* **Material for the task**:

template <int CIN, int COUT, int R, int EPI, int NPASS, bool UPSIN>
__global__ void __launch_bounds__(Cfg<CIN, COUT, R, EPI, NPASS>::THREADS, (Cfg<CIN, COUT, R, EPI, NPASS>::SMEM_B > 100 * 1024) ? 1 : 2)
conv_tc_kernel(const __half* __restrict__ in_hi, const __half* __restrict__ in_lo,
               const uint4* __restrict__ w_hi, const uint4* __restrict__ w_lo, float inv_scale,
               const float* __restrict__ bias, const float* __restrict__ bn_s,
               const float* __restrict__ bn_t, __half* __restrict__ out_hi, __half* __restrict__ out_lo,
               float* __restrict__ feat, const float* __restrict__ crops, float* __restrict__ mse,
               float* __restrict__ mae, int n_cells, const int32_t* __restrict__ n_dev, int cell0,
               int chunk_cells,
               int32_t* __restrict__ status) {
    bool range_ok = true;
    using C = Cfg<CIN, COUT, R, EPI, NPASS>;
    extern __shared__ __align__(1024) unsigned char smem[];
    __shared__ __align__(8) uint64_t bar[2];
    __shared__ uint32_t tmem_base_s;
    __shared__ float red_s[2][2][TCT / 32];

    const int tid = threadIdx.x, warp = tid >> 5, lane = tid & 31;
    unsigned char* a_part[2] = {smem, smem + C::REGION_B};
    unsigned char* w_part[2] = {smem + C::PARTS * C::REGION_B, smem + C::PARTS * C::REGION_B + C::W_B};

    int n = dev_count(n_cells, n_dev) - cell0;
    if (n > chunk_cells) n = chunk_cells;
    if (n <= 0) return;
    const int n_units = n * C::UNITS_PER_CELL;

    if (warp == 0) tmem_alloc(&tmem_base_s, C::TMEM_COLS);
    constexpr int NISS = C::DED_ISSUER ? 1 : C::TILES;
    if (tid == 32) { mbar_init(&bar[0], NISS); mbar_init(&bar[1], NISS); fence_barrier_init(); }
    for (int i = tid; i < C::W_B / 16; i += TCT) {
        reinterpret_cast<uint4*>(w_part[0])[i] = __ldg(w_hi + i);
        if (NPASS > 1) reinterpret_cast<uint4*>(w_part[1])[i] = __ldg(w_lo + i);
    }
    tc_fence_before();
    __syncthreads();
    tc_fence_after();
    const uint32_t tmem_base = tmem_base_s;
    constexpr uint32_t IDESC = make_idesc(128, COUT);

    constexpr int S_COLS = C::POOL ? 18 : C::ROW_UNITS;
    constexpr int S_N = C::NCH * C::FILL_ROWS * S_COLS;
    constexpr int S_IT = (S_N + TCT - 1) / TCT;
    constexpr bool PIPE = NPASS == 1;
    uint32_t s_dst[S_IT], s_crc[S_IT];
    uint4 s_val[S_IT];
    if (PIPE) {
#pragma unroll
        for (int j = 0; j < S_IT; ++j) {
            const int idx = tid + j * TCT;
            s_dst[j] = 0xFFFFFFFFu; s_crc[j] = 0;
            if (idx < S_N && tid < TCT) {
                const int c = idx / (C::FILL_ROWS * S_COLS);
                const int rem = idx - c * (C::FILL_ROWS * S_COLS);
                const int ry = rem / S_COLS, rc = rem - ry * S_COLS;
                s_crc[j] = (uint32_t)((c << 16) | (ry << 8) | rc);
                s_dst[j] = C::POOL ? (uint32_t)(((c * 2 + (rc & 1)) * C::FILL_ROWS + ry) * 9 + (rc >> 1)) * 16u
                                   : (uint32_t)((c * C::FILL_ROWS + ry) * C::ROW_UNITS + rc) * 16u;
            }
        }
    }
    auto prefetch = [&](int unit) {
        const int cell = cell0 + unit / C::UNITS_PER_CELL;
        const int sub = unit % C::UNITS_PER_CELL;
        const int y0 = C::POOL ? -1 : 16 * (sub / C::COL_BLOCKS) - 1;
        const int x0 = C::POOL ? 16 * sub - 1 : C::UNIT_COLS * (sub % C::COL_BLOCKS) - 1;
        constexpr int RS = UPSIN ? R / 2 : R;
        const uint4* base = reinterpret_cast<const uint4*>(in_hi) + (size_t)cell * C::NCH * RS * RS;
#pragma unroll
        for (int j = 0; j < S_IT; ++j) {
            const int c = (int)(s_crc[j] >> 16), y = y0 + (int)((s_crc[j] >> 8) & 255u), x = x0 + (int)(s_crc[j] & 255u);
            s_val[j] = make_uint4(0, 0, 0, 0);
            if (s_dst[j] != 0xFFFFFFFFu && y >= 0 && y < R && x >= 0 && x < R) {
                const int ys = UPSIN ? (y >> 1) : y, xs = UPSIN ? (x >> 1) : x;
                s_val[j] = __ldg(base + ((size_t)c * RS + ys) * RS + xs);
            }
        }
    };
    auto park = [&]() {
#pragma unroll
// ... 1302 lines not shown
}

namespace l7 {
constexpr int EPI_WARPS = 16;
constexpr int NT = (EPI_WARPS + 1) * 32;
constexpr int A_B = 1024 * 32 * 2;
constexpr int W_B = 4 * 32 * 16;
constexpr int PL_B = 16 * 1024 * 4;
constexpr int SMEM_B = 2 * A_B + W_B + PL_B;
constexpr int STAGE_COLS = 8 * 32;
}

__global__ void __launch_bounds__(l7::NT, 1)
final_tapsum_kernel(const __half* __restrict__ a6, const uint4* __restrict__ w_img, float inv_scale,
                    const float* __restrict__ bias, const float* __restrict__ crops,
                    float* __restrict__ mse, float* __restrict__ mae, int n_cells,
                    const int32_t* __restrict__ n_dev, int cell0, int chunk_cells) {
    using namespace l7;
    extern __shared__ __align__(1024) unsigned char smem[];
    __shared__ __align__(8) uint64_t a_full[2], d_full[2], d_empty[2];
    __shared__ uint32_t tmem_base_s;
    __shared__ float red_s[2][2][EPI_WARPS];
    unsigned char* const w_s = smem + 2 * A_B;
    float* const planes = reinterpret_cast<float*>(smem + 2 * A_B + W_B);

    const int tid = threadIdx.x, warp = tid >> 5, lane = tid & 31;
    int n = dev_count(n_cells, n_dev) - cell0;
    if (n > chunk_cells) n = chunk_cells;
    if (n <= 0) return;
    const int stride = (int)gridDim.x;

    if (warp == 0) tmem_alloc(&tmem_base_s, 2 * STAGE_COLS);
    if (tid == 32) {
        for (int i = 0; i < 2; ++i) { mbar_init(&a_full[i], 1); mbar_init(&d_full[i], 1); mbar_init(&d_empty[i], EPI_WARPS); }
        fence_barrier_init();
    }
    for (int i = tid; i < W_B / 16; i += NT) reinterpret_cast<uint4*>(w_s)[i] = __ldg(w_img + i);
    fence_async_smem();
    tc_fence_before();
    __syncthreads();
    tc_fence_after();
    const uint32_t tmem_base = tmem_base_s;

    if (warp == EPI_WARPS) {
        if (ISSUE1_WARP(true)) {
            constexpr uint32_t IDESC = make_idesc(128, 32);
            const uint64_t bd0 = make_smem_desc(smem_u32(w_s), 32 * 16, 128);
            const __half* src0 = a6 + (size_t)cell0 * (A_B / 2);
            ISSUE1_BEGIN
            for (int k = 0; k < 2; ++k) {
                const int unit = (int)blockIdx.x + k * stride;
                if (unit < n) {
                    mbar_expect_tx(&a_full[k], A_B);
                    bulk_load(smem_u32(smem) + k * A_B, src0 + (size_t)unit * (A_B / 2), A_B, &a_full[k]);
                }
            }
            ISSUE1_END
            uint32_t it = 0;
            for (int unit = blockIdx.x; unit < n; unit += stride, ++it) {
                const uint32_t st = it & 1, ph = (it >> 1) & 1;
                mbar_wait(&a_full[st], ph);
                mbar_wait(&d_empty[st], ph ^ 1);
                tc_fence_after();
                ISSUE1_BEGIN
                const uint64_t ad0 = make_smem_desc(smem_u32(smem) + st * A_B, 1024 * 16, 128);
#pragma unroll
                for (int t = 0; t < 8; ++t)
#pragma unroll
                    for (int ks = 0; ks < 2; ++ks)
                        umma_f16(tmem_base + st * STAGE_COLS + (uint32_t)(t * 32),
                                 ad0 + (uint64_t)((t * 128 * 16 + 2 * ks * 1024 * 16) >> 4),
                                 bd0 + (uint64_t)((2 * ks * 32 * 16) >> 4), IDESC, ks);
                umma_commit(&d_full[st]);
                ISSUE1_END
                mbar_wait(&d_full[st], ph);
                if (unit + 2 * stride < n) {
                    ISSUE1_BEGIN
                    mbar_expect_tx(&a_full[st], A_B);
                    bulk_load(smem_u32(smem) + st * A_B, src0 + (size_t)(unit + 2 * stride) * (A_B / 2), A_B, &a_full[st]);
                    ISSUE1_END
                }
            }
        }
    } else {
        const int q = warp & 3, g = warp >> 2;
        const float b = __ldg(bias);
        uint32_t it = 0;
        for (int unit = blockIdx.x; unit < n; unit += stride, ++it) {
            const uint32_t st = it & 1, ph = (it >> 1) & 1;
            const int cell = cell0 + unit;
            mbar_wait(&d_full[st], ph);
            tc_fence_after();
#pragma unroll
            for (int tt = 0; tt < 2; ++tt) {
                const int t = g + 4 * tt;
                const int p = 128 * t + 32 * q + lane;
                const uint32_t taddr = tmem_base + ((uint32_t)(32 * q) << 16) + st * STAGE_COLS + (uint32_t)(t * 32);
                uint32_t v[4][8];
#pragma unroll
                for (int k = 0; k < 4; ++k) TMEM_LD8(taddr + 8 * k, v[k]);
#pragma unroll
                for (int k = 0; k < 4; ++k) TMEM_WAIT8(v[k]);
#pragma unroll
                for (int c = 0; c < 16; ++c)
                    planes[c * 1024 + p] = __uint_as_float(v[c >> 3][c & 7]) + __uint_as_float(v[2 + (c >> 3)][c & 7]);
            }
            tc_fence_before();
            __syncwarp();
            if (lane == 0) mbar_arrive(&d_empty[st]);
            asm volatile("bar.sync 1, %0;" ::"n"(EPI_WARPS * 32) : "memory");
            float se = 0.f, ae = 0.f;
            const float* xr = crops + (size_t)cell * 4096;
#pragma unroll
            for (int tt = 0; tt < 2; ++tt) {
                const int p = 128 * (g + 4 * tt) + 32 * q + lane;
                const int Y = p >> 5, X = p & 31;
#pragma unroll
                for (int py = 0; py < 2; ++py) {
                    const float2 xv = __ldg(reinterpret_cast<const float2*>(xr + (2 * Y + py) * 64 + 2 * X));
#pragma unroll
                    for (int px = 0; px < 2; ++px) {
                        float sum = 0.f;
#pragma unroll
                        for (int ty = 0; ty < 2; ++ty)
#pragma unroll
                            for (int tx = 0; tx < 2; ++tx) {
                                const int yy = Y + py - 1 + ty, xx = X + px - 1 + tx;
                                if ((unsigned)yy < 32u && (unsigned)xx < 32u)
                                    sum += planes[(4 * (2 * py + px) + 2 * ty + tx) * 1024 + yy * 32 + xx];
                            }
                        const float a = fmaf(sum, inv_scale, b);
                        const float rec = __fdividef(1.f, 1.f + __expf(-a));
                        const float d = (px ? xv.y : xv.x) - rec;
                        se = fmaf(d, d, se);
                        ae += fabsf(d);
                    }
                }
            }
            se = warp_sum(se); ae = warp_sum(ae);
            if (lane == 0) { red_s[it & 1][0][warp] = se; red_s[it & 1][1][warp] = ae; }
            asm volatile("bar.sync 1, %0;" ::"n"(EPI_WARPS * 32) : "memory");
            if (tid == 0) {
                float s = 0.f, a = 0.f;
#pragma unroll
                for (int w = 0; w < EPI_WARPS; ++w) { s += red_s[it & 1][0][w]; a += red_s[it & 1][1][w]; }
                mse[cell] = s * (1.f / 4096.f);
                mae[cell] = a * (1.f / 4096.f);
            }
        }
    }
    tc_fence_before();
    __syncthreads();
    if (warp == 0) tmem_dealloc(tmem_base, 2 * l7::STAGE_COLS);
}

template <int CIN, int COUT, int R, int EPI, int NPASS, bool UPSIN = false>
int launch_tc(cia_ctx* h, const CaeWeights& w, int layer, const __half* in_hi, const __half* in_lo,
              __half* out_hi, __half* out_lo, float* feat, const float* crops, float* mse, float* mae,
              int n, const int32_t* n_dev, int cell0, int chunk, cudaStream_t s) {
    using C = Cfg<CIN, COUT, R, EPI, NPASS>;
    auto kern = conv_tc_kernel<CIN, COUT, R, EPI, NPASS, UPSIN>;
    if (first_use(h, (const void*)kern))
        CIA_CUDA(cudaFuncSetAttribute(kern, cudaFuncAttributeMaxDynamicSharedMemorySize, C::SMEM_B));
    int grid = chunk * C::UNITS_PER_CELL;
    const int cap = h->num_sms * (C::SMEM_B > 100 * 1024 ? 1 : 2);
    if (grid > cap) grid = cap;
    kern<<<grid, C::THREADS, C::SMEM_B, s>>>(in_hi, in_lo, (const uint4*)w.tc_w[layer][0], (const uint4*)w.tc_w[layer][1],
                                      w.tc_inv_scale[layer], w.bias[layer], w.bn_scale[layer], w.bn_shift[layer],
                                      out_hi, out_lo, feat, crops, mse, mae, n, n_dev, cell0, chunk, h->status_dev);
    CIA_LAUNCH_CHECK();
    return CIA_OK;
}

#ifdef CIA_ACC_TIMING
static void acc_timing_dump(const char* name, int cin, int cout, int r, int g, cudaStream_t s) {
    if (!getenv("CIA_ACC_DUMP")) return;
    unsigned long long d[16];
    cudaStreamSynchronize(s);
    cudaMemcpyFromSymbol(d, g_acc_dbg, sizeof(d));
    const double u = d[5] ? (double)d[5] : 1.0;
    fprintf(stderr, "%s<%d,%d,%d,G%d> cells %llu per-cell cycles: stage %.0f wait_full %.0f ld %.0f ld+add %.0f "
                    "final %.0f | mma: wait_ready %.0f wait_empty %.0f issue %.0f\n", name, cin, cout, r, g, d[5],
            d[0] / u, d[1] / u, d[2] / u, d[3] / u, d[4] / u, d[8] / u, d[9] / u, d[10] / u);
    memset(d, 0, sizeof(d));
    cudaMemcpyToSymbol(g_acc_dbg, d, sizeof(d));
}
#else
static inline void acc_timing_dump(const char*, int, int, int, int, cudaStream_t) {}
#endif

static float acc_debias(const cia_ctx* h, int layer) { return h->cae_debias[layer == 1 ? 1 : 2] * 5.9604645e-8f; }

template <int CIN, int COUT, int R, int G = 1>
int launch_tc_acc(cia_ctx* h, const CaeWeights& w, int layer, const __half* in_hi, const __half* in_lo,
                  __half* out_hi, __half* out_lo, float* feat, int n, const int32_t* n_dev, int cell0,
                  int chunk, cudaStream_t s) {
    using C = AccCfg<CIN, COUT, R>;
    auto kern = conv_tc_acc_kernel<CIN, COUT, R, G>;
    if (first_use(h, (const void*)kern))
        CIA_CUDA(cudaFuncSetAttribute(kern, cudaFuncAttributeMaxDynamicSharedMemorySize, C::SMEM_B));
    int grid = chunk;
    if (grid > h->num_sms) grid = h->num_sms;
    kern<<<grid, ACC_THREADS, C::SMEM_B, s>>>(in_hi, in_lo, (const uint4*)w.tc_w[layer][0],
                                              (const uint4*)w.tc_w[layer][1], w.tc_inv_scale[layer],
                                              w.tc_inv_scale[layer] * acc_debias(h, layer), w.bias[layer],
                                              w.bn_scale[layer], w.bn_shift[layer], out_hi, out_lo, feat, n, n_dev,
                                              cell0, chunk, h->status_dev);
    CIA_LAUNCH_CHECK();
    acc_timing_dump("acc", CIN, COUT, R, G, s);
    return CIA_OK;
}

typedef CUresult (*TensorMapEncodeFn)(CUtensorMap*, CUtensorMapDataType, cuuint32_t, void*, const cuuint64_t*,
                                      const cuuint64_t*, const cuuint32_t*, const cuuint32_t*, CUtensorMapInterleave,
                                      CUtensorMapSwizzle, CUtensorMapL2promotion, CUtensorMapFloatOOBfill);

static int encode_act_map(cia_ctx* h, CUtensorMap* tm, const __half* base, int nch, int r, int cells, int box_x,
                          int box_y) {
    static TensorMapEncodeFn encode = [] {
        void* fn = nullptr;
        cudaDriverEntryPointQueryResult q;
        if (cudaGetDriverEntryPoint("cuTensorMapEncodeTiled", &fn, cudaEnableDefault, &q) != cudaSuccess) fn = nullptr;
        return (TensorMapEncodeFn)fn;
    }();
    if (!encode) { h->err = "cuTensorMapEncodeTiled is not available from this driver"; return CIA_E_UNSUPPORTED; }
    const cuuint64_t dims[5] = {8, (cuuint64_t)r, (cuuint64_t)r, (cuuint64_t)nch, (cuuint64_t)cells};
    const cuuint64_t strides[4] = {16, (cuuint64_t)16 * r, (cuuint64_t)16 * r * r, (cuuint64_t)16 * r * r * nch};
    const cuuint32_t box[5] = {8, (cuuint32_t)box_x, (cuuint32_t)box_y, (cuuint32_t)nch, 1};
    const cuuint32_t estr[5] = {1, 2, 1, 1, 1};
    const CUresult rc = encode(tm, CU_TENSOR_MAP_DATA_TYPE_FLOAT16, 5, (void*)base, dims, strides, box, estr,
                               CU_TENSOR_MAP_INTERLEAVE_NONE, CU_TENSOR_MAP_SWIZZLE_NONE,
                               CU_TENSOR_MAP_L2_PROMOTION_L2_128B, CU_TENSOR_MAP_FLOAT_OOB_FILL_NONE);
    if (rc != CUDA_SUCCESS) { h->err = "cuTensorMapEncodeTiled failed"; return CIA_E_CUDA; }
    return CIA_OK;
}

* **Work item**: Beginning with the line that has "float* feat, const" and ending with the line that has "d[0] / u, d[1]", set down the lines above exactly and include no others.

* **Written answer**:
              __half* out_hi, __half* out_lo, float* feat, const float* crops, float* mse, float* mae,
              int n, const int32_t* n_dev, int cell0, int chunk, cudaStream_t s) {
    using C = Cfg<CIN, COUT, R, EPI, NPASS>;
    auto kern = conv_tc_kernel<CIN, COUT, R, EPI, NPASS, UPSIN>;
    if (first_use(h, (const void*)kern))
        CIA_CUDA(cudaFuncSetAttribute(kern, cudaFuncAttributeMaxDynamicSharedMemorySize, C::SMEM_B));
    int grid = chunk * C::UNITS_PER_CELL;
    const int cap = h->num_sms * (C::SMEM_B > 100 * 1024 ? 1 : 2);
    if (grid > cap) grid = cap;
    kern<<<grid, C::THREADS, C::SMEM_B, s>>>(in_hi, in_lo, (const uint4*)w.tc_w[layer][0], (const uint4*)w.tc_w[layer][1],
                                      w.tc_inv_scale[layer], w.bias[layer], w.bn_scale[layer], w.bn_shift[layer],
                                      out_hi, out_lo, feat, crops, mse, mae, n, n_dev, cell0, chunk, h->status_dev);
    CIA_LAUNCH_CHECK();
    return CIA_OK;
}

#ifdef CIA_ACC_TIMING
static void acc_timing_dump(const char* name, int cin, int cout, int r, int g, cudaStream_t s) {
    if (!getenv("CIA_ACC_DUMP")) return;
    unsigned long long d[16];
    cudaStreamSynchronize(s);
    cudaMemcpyFromSymbol(d, g_acc_dbg, sizeof(d));
    const double u = d[5] ? (double)d[5] : 1.0;
    fprintf(stderr, "%s<%d,%d,%d,G%d> cells %llu per-cell cycles: stage %.0f wait_full %.0f ld %.0f ld+add %.0f "
                    "final %.0f | mma: wait_ready %.0f wait_empty %.0f issue %.0f\n", name, cin, cout, r, g, d[5],
            d[0] / u, d[1] / u, d[2] / u, d[3] / u, d[4] / u, d[8] / u, d[9] / u, d[10] / u);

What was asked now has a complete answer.